WHAT TO DO: In the records below, find the line with "std::min(LP_MAX_LANES, std::max(1, atoi(nl)));" and the line with "LP_WIDE_WORDS * sizeof(unsigned long long));"; return exactly those lines and every line between them.

[Extracted records]
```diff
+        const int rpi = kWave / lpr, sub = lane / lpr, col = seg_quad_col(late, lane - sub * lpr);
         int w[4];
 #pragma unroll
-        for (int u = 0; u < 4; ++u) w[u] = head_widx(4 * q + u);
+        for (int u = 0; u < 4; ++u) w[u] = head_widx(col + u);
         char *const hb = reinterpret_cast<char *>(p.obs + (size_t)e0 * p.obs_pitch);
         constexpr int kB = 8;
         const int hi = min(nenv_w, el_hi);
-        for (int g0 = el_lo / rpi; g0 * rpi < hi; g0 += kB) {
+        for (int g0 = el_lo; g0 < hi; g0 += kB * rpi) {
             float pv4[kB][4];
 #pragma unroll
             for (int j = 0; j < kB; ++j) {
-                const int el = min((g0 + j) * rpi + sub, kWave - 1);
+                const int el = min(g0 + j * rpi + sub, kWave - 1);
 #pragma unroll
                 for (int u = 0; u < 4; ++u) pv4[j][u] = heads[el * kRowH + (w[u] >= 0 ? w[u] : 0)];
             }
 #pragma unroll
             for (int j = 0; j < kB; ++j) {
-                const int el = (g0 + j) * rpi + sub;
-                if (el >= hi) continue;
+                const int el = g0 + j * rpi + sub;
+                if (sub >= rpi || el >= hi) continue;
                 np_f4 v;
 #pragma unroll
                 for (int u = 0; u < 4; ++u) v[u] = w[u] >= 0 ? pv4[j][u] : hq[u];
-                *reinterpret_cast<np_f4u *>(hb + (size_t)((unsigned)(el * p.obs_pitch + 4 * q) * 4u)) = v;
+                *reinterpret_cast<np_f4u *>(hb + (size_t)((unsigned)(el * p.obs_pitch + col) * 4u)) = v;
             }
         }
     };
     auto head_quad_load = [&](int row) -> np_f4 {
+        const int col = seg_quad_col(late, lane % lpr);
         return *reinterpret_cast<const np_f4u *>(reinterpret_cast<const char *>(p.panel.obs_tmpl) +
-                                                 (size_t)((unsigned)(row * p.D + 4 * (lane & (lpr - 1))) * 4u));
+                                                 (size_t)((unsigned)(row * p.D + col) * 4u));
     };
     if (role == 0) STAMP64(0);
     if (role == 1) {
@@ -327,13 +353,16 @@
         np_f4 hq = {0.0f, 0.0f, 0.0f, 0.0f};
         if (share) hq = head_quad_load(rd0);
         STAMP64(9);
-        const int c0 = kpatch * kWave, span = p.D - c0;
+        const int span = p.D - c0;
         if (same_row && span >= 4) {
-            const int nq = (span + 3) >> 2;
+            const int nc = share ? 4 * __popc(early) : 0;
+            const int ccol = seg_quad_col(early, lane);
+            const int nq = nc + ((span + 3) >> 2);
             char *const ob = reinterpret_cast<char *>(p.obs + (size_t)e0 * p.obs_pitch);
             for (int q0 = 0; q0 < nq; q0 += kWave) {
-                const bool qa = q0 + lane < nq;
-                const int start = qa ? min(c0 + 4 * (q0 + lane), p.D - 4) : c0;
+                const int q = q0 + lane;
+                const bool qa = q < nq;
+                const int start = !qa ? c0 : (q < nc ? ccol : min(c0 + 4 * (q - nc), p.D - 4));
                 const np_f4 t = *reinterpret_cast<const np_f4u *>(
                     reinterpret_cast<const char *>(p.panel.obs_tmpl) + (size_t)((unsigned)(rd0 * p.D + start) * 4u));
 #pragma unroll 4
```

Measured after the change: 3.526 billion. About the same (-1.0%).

* * *

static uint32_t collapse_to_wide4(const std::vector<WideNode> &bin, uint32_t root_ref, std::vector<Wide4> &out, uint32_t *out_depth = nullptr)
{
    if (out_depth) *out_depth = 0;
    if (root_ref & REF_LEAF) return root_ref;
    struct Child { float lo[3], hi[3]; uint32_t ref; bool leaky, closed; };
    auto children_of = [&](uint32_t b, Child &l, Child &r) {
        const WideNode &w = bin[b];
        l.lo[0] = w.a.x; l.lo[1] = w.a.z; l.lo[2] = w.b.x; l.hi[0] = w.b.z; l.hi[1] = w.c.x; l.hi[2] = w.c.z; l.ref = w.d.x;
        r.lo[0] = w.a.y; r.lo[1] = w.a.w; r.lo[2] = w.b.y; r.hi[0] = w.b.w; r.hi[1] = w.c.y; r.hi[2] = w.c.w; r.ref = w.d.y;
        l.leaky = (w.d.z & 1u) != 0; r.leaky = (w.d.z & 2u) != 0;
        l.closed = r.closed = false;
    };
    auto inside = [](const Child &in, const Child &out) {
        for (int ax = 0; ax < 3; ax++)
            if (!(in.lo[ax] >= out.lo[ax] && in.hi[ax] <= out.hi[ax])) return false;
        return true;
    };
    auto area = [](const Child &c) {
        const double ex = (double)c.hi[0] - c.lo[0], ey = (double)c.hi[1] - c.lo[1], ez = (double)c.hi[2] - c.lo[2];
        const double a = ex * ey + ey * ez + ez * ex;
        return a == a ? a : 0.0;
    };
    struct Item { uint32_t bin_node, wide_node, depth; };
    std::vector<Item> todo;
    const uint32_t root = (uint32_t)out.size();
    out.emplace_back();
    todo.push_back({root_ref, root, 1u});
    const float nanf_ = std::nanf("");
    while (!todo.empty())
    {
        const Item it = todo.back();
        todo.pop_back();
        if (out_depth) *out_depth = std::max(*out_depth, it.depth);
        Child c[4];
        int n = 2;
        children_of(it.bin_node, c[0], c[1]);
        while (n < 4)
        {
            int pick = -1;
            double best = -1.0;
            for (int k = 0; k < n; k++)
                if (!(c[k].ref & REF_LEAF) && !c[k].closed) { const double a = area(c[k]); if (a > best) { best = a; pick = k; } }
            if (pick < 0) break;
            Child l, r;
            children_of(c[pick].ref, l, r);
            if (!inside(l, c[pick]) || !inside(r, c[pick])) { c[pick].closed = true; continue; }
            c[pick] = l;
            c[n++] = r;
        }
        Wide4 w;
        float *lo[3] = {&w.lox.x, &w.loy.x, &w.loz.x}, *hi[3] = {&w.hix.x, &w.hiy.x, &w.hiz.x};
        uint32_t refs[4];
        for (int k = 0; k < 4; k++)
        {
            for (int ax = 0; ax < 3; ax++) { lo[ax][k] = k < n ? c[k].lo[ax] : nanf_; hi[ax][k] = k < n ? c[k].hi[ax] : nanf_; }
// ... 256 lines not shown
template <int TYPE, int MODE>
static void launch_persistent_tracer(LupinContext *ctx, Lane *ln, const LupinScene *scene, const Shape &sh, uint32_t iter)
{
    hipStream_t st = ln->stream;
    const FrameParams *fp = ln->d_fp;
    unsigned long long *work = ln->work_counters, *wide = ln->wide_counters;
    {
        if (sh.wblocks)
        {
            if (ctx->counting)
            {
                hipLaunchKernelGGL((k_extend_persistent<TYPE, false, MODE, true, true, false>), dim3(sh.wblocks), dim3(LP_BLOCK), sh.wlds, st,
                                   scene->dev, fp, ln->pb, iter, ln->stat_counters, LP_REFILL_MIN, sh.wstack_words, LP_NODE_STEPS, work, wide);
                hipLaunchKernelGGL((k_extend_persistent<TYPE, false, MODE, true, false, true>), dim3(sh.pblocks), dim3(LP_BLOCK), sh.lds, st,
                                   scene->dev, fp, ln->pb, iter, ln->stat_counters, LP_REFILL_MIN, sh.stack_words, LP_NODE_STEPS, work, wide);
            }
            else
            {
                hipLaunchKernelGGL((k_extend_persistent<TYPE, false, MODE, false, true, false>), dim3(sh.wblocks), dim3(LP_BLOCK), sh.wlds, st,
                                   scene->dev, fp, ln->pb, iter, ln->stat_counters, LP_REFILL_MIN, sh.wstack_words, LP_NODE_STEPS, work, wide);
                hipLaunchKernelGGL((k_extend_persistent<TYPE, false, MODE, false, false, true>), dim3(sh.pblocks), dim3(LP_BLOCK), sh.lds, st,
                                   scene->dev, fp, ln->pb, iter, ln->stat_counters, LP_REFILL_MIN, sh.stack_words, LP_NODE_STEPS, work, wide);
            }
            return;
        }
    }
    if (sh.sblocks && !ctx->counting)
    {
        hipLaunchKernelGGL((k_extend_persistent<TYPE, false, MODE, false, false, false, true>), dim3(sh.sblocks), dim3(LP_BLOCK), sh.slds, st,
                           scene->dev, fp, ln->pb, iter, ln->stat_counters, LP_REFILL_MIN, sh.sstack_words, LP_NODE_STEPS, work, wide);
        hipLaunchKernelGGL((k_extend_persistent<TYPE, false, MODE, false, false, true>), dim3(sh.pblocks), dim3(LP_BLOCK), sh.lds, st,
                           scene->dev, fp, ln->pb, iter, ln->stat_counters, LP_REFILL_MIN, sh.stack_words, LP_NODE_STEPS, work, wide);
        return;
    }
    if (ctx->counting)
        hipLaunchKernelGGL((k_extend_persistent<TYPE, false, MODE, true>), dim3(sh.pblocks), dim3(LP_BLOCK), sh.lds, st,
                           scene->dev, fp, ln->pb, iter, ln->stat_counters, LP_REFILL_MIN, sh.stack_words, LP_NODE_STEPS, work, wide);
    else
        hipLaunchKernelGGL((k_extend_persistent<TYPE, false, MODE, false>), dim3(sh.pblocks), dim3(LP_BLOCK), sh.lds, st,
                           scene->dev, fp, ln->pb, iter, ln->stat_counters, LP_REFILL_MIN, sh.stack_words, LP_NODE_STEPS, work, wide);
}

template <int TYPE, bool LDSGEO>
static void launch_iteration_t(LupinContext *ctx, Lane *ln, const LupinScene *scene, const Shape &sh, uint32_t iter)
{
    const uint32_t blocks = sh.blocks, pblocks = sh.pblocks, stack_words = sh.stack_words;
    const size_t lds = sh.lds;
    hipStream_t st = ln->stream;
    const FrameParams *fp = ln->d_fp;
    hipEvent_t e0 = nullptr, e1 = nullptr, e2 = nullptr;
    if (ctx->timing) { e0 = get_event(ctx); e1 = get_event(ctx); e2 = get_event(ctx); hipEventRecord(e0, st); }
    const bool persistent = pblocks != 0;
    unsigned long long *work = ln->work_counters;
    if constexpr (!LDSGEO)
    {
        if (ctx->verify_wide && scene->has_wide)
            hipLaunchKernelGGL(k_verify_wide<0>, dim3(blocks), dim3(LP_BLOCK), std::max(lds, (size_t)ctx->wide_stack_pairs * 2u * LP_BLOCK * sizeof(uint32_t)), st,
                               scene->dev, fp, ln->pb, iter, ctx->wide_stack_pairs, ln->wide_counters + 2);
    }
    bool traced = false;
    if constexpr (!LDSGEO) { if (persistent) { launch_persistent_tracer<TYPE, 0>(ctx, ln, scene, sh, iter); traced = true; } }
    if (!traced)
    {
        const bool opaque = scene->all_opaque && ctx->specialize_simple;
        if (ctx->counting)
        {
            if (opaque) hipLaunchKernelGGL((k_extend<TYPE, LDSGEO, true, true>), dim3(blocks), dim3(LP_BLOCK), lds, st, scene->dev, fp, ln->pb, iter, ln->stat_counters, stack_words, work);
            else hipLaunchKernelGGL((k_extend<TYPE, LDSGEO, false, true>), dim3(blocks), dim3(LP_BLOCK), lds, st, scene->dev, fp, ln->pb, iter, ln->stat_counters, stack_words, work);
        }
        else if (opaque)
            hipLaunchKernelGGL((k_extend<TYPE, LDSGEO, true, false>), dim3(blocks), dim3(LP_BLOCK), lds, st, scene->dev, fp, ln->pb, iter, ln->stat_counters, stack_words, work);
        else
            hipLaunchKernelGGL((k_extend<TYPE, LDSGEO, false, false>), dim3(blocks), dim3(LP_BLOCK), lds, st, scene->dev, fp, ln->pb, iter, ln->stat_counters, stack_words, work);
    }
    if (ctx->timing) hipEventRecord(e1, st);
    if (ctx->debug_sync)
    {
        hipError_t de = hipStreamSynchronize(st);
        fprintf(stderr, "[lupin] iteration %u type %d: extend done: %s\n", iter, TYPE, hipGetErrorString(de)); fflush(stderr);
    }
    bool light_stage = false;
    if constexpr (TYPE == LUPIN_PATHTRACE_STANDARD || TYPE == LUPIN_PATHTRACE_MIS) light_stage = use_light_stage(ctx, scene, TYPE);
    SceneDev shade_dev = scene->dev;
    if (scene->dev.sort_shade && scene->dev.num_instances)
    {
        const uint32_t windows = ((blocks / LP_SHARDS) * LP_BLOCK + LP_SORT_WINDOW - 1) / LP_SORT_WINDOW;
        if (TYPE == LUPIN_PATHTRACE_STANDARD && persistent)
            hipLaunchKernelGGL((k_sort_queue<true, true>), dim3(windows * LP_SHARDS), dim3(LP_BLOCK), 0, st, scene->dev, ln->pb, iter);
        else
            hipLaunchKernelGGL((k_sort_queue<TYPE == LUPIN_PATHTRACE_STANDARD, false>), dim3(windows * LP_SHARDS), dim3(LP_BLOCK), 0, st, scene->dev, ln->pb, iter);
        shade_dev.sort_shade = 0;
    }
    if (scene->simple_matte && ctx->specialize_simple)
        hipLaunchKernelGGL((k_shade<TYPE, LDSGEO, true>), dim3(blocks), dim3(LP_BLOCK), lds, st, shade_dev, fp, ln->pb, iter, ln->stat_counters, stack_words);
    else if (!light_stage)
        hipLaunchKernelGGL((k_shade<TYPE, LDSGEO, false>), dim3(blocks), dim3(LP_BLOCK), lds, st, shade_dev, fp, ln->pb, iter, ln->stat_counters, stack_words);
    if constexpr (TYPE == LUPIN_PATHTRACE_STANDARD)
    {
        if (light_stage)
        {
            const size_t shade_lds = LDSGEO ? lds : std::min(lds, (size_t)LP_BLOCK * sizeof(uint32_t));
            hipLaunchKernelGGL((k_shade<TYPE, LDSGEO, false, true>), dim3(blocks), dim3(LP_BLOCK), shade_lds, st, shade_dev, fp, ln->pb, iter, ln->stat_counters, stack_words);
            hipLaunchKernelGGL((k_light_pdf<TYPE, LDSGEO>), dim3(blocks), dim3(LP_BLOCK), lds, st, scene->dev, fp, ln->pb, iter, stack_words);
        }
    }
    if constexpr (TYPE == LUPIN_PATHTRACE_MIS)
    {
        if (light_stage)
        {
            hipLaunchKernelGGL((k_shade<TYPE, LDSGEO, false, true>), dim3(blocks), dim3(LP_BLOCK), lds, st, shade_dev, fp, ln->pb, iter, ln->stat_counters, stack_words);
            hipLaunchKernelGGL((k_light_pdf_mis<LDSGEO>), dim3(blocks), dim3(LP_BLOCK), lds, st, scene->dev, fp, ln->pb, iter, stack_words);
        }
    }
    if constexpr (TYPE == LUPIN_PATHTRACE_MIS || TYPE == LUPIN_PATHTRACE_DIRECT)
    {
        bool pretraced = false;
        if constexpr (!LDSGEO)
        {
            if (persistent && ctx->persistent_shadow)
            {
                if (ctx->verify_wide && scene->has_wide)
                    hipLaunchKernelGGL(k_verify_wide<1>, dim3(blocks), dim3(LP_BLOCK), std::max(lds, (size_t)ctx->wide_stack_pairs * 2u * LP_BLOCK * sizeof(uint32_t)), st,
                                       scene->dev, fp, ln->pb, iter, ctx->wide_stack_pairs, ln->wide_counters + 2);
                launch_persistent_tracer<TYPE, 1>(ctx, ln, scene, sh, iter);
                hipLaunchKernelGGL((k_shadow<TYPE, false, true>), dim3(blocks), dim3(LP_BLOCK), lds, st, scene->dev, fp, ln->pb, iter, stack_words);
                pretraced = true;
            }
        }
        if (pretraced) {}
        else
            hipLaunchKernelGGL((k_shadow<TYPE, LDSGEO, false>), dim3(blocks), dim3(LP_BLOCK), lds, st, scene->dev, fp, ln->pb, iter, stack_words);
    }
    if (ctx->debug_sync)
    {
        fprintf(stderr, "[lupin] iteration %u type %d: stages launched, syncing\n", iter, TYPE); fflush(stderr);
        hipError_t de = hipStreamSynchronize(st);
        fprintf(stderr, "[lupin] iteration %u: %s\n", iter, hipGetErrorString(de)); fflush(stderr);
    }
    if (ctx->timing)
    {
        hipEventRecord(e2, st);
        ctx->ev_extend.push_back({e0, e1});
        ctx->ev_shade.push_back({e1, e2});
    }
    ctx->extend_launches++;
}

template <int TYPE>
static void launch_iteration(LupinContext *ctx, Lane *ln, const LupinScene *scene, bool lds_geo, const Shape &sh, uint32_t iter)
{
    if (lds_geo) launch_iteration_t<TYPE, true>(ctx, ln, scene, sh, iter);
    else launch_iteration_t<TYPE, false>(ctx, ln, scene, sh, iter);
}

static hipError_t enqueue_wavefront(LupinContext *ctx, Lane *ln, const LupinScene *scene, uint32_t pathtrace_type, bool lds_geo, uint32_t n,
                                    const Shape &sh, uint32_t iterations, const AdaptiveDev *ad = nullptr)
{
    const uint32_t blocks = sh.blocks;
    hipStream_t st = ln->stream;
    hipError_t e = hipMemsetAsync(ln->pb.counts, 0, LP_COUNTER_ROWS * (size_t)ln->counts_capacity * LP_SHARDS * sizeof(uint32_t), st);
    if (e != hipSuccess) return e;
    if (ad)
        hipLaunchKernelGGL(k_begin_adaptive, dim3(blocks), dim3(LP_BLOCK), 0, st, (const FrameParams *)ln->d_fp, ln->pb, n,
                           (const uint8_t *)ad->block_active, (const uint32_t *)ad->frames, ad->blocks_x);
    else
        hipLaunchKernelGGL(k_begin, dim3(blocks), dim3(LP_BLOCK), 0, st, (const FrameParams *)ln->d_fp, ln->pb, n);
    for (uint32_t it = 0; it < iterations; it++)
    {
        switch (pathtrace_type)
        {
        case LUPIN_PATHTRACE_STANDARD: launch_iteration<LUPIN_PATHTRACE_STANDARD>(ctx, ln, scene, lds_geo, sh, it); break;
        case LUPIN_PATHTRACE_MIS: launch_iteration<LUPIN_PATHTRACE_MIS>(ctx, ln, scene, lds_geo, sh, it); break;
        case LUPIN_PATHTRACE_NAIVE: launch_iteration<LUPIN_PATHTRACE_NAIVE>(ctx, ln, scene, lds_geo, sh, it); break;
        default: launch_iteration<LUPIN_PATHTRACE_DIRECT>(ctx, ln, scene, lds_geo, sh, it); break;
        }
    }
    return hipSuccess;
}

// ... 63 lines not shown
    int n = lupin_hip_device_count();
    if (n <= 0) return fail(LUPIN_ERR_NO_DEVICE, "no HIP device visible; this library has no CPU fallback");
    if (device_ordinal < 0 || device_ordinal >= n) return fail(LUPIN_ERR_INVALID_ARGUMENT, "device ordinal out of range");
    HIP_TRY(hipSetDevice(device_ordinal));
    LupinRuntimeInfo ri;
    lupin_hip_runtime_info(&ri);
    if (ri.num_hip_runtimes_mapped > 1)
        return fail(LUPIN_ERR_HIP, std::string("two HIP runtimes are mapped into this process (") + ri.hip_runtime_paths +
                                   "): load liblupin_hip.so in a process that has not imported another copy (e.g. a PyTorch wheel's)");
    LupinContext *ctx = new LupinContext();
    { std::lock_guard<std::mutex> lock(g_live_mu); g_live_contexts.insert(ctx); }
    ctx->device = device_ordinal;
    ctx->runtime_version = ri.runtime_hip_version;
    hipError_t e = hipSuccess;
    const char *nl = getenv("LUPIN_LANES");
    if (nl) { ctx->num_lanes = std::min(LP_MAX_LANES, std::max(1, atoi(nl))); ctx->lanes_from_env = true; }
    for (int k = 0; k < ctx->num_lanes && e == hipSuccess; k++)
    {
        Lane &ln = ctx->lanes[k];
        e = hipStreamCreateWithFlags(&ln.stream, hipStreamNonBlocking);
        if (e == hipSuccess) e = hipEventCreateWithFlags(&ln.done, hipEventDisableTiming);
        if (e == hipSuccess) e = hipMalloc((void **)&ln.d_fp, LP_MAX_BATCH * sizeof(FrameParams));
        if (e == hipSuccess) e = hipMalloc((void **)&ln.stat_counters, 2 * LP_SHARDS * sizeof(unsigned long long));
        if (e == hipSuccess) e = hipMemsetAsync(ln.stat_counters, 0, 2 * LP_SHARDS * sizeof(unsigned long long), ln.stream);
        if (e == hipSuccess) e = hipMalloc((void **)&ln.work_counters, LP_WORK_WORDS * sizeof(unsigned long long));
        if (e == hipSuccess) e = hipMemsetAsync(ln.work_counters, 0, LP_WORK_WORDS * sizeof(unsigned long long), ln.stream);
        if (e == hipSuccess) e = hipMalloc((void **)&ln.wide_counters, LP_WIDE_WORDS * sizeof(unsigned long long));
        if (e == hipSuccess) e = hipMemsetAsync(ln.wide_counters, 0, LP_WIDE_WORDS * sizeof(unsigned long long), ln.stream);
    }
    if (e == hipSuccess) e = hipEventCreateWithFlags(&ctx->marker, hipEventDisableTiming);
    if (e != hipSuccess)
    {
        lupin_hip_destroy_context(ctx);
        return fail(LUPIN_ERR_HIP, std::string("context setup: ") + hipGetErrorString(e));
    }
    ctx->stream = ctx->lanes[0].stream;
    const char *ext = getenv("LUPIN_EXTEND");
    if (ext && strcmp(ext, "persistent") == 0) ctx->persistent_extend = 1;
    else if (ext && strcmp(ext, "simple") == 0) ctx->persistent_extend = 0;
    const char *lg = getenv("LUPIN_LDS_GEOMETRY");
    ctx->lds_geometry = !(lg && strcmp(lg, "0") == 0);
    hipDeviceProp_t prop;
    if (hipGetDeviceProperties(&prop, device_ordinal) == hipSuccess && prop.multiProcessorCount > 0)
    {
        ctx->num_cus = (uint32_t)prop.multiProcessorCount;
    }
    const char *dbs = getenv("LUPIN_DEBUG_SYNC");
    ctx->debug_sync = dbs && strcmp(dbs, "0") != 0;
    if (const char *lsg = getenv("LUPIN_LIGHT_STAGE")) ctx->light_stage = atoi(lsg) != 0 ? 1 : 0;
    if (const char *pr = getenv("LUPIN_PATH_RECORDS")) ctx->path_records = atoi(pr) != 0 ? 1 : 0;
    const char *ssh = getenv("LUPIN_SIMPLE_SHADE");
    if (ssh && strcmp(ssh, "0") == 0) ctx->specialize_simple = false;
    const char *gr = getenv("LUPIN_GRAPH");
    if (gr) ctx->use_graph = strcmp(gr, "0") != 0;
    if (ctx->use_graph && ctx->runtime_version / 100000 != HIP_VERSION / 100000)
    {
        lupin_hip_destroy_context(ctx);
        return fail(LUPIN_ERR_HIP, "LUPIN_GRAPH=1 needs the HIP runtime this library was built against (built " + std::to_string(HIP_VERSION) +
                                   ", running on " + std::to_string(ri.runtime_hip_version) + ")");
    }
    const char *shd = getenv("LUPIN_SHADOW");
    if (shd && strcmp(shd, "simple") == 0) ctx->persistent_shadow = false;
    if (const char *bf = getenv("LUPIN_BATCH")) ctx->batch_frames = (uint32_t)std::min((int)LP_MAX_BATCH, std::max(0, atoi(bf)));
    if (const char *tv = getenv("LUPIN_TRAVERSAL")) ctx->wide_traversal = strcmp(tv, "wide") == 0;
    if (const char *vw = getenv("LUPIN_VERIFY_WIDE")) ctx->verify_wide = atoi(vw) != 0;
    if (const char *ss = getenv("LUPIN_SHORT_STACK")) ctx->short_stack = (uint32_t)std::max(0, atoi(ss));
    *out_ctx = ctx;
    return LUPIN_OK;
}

EXPECTED ANSWER:
    if (nl) { ctx->num_lanes = std::min(LP_MAX_LANES, std::max(1, atoi(nl))); ctx->lanes_from_env = true; }
    for (int k = 0; k < ctx->num_lanes && e == hipSuccess; k++)
    {
        Lane &ln = ctx->lanes[k];
        e = hipStreamCreateWithFlags(&ln.stream, hipStreamNonBlocking);
        if (e == hipSuccess) e = hipEventCreateWithFlags(&ln.done, hipEventDisableTiming);
        if (e == hipSuccess) e = hipMalloc((void **)&ln.d_fp, LP_MAX_BATCH * sizeof(FrameParams));
        if (e == hipSuccess) e = hipMalloc((void **)&ln.stat_counters, 2 * LP_SHARDS * sizeof(unsigned long long));
        if (e == hipSuccess) e = hipMemsetAsync(ln.stat_counters, 0, 2 * LP_SHARDS * sizeof(unsigned long long), ln.stream);
        if (e == hipSuccess) e = hipMalloc((void **)&ln.work_counters, LP_WORK_WORDS * sizeof(unsigned long long));
        if (e == hipSuccess) e = hipMemsetAsync(ln.work_counters, 0, LP_WORK_WORDS * sizeof(unsigned long long), ln.stream);
        if (e == hipSuccess) e = hipMalloc((void **)&ln.wide_counters, LP_WIDE_WORDS * sizeof(unsigned long long));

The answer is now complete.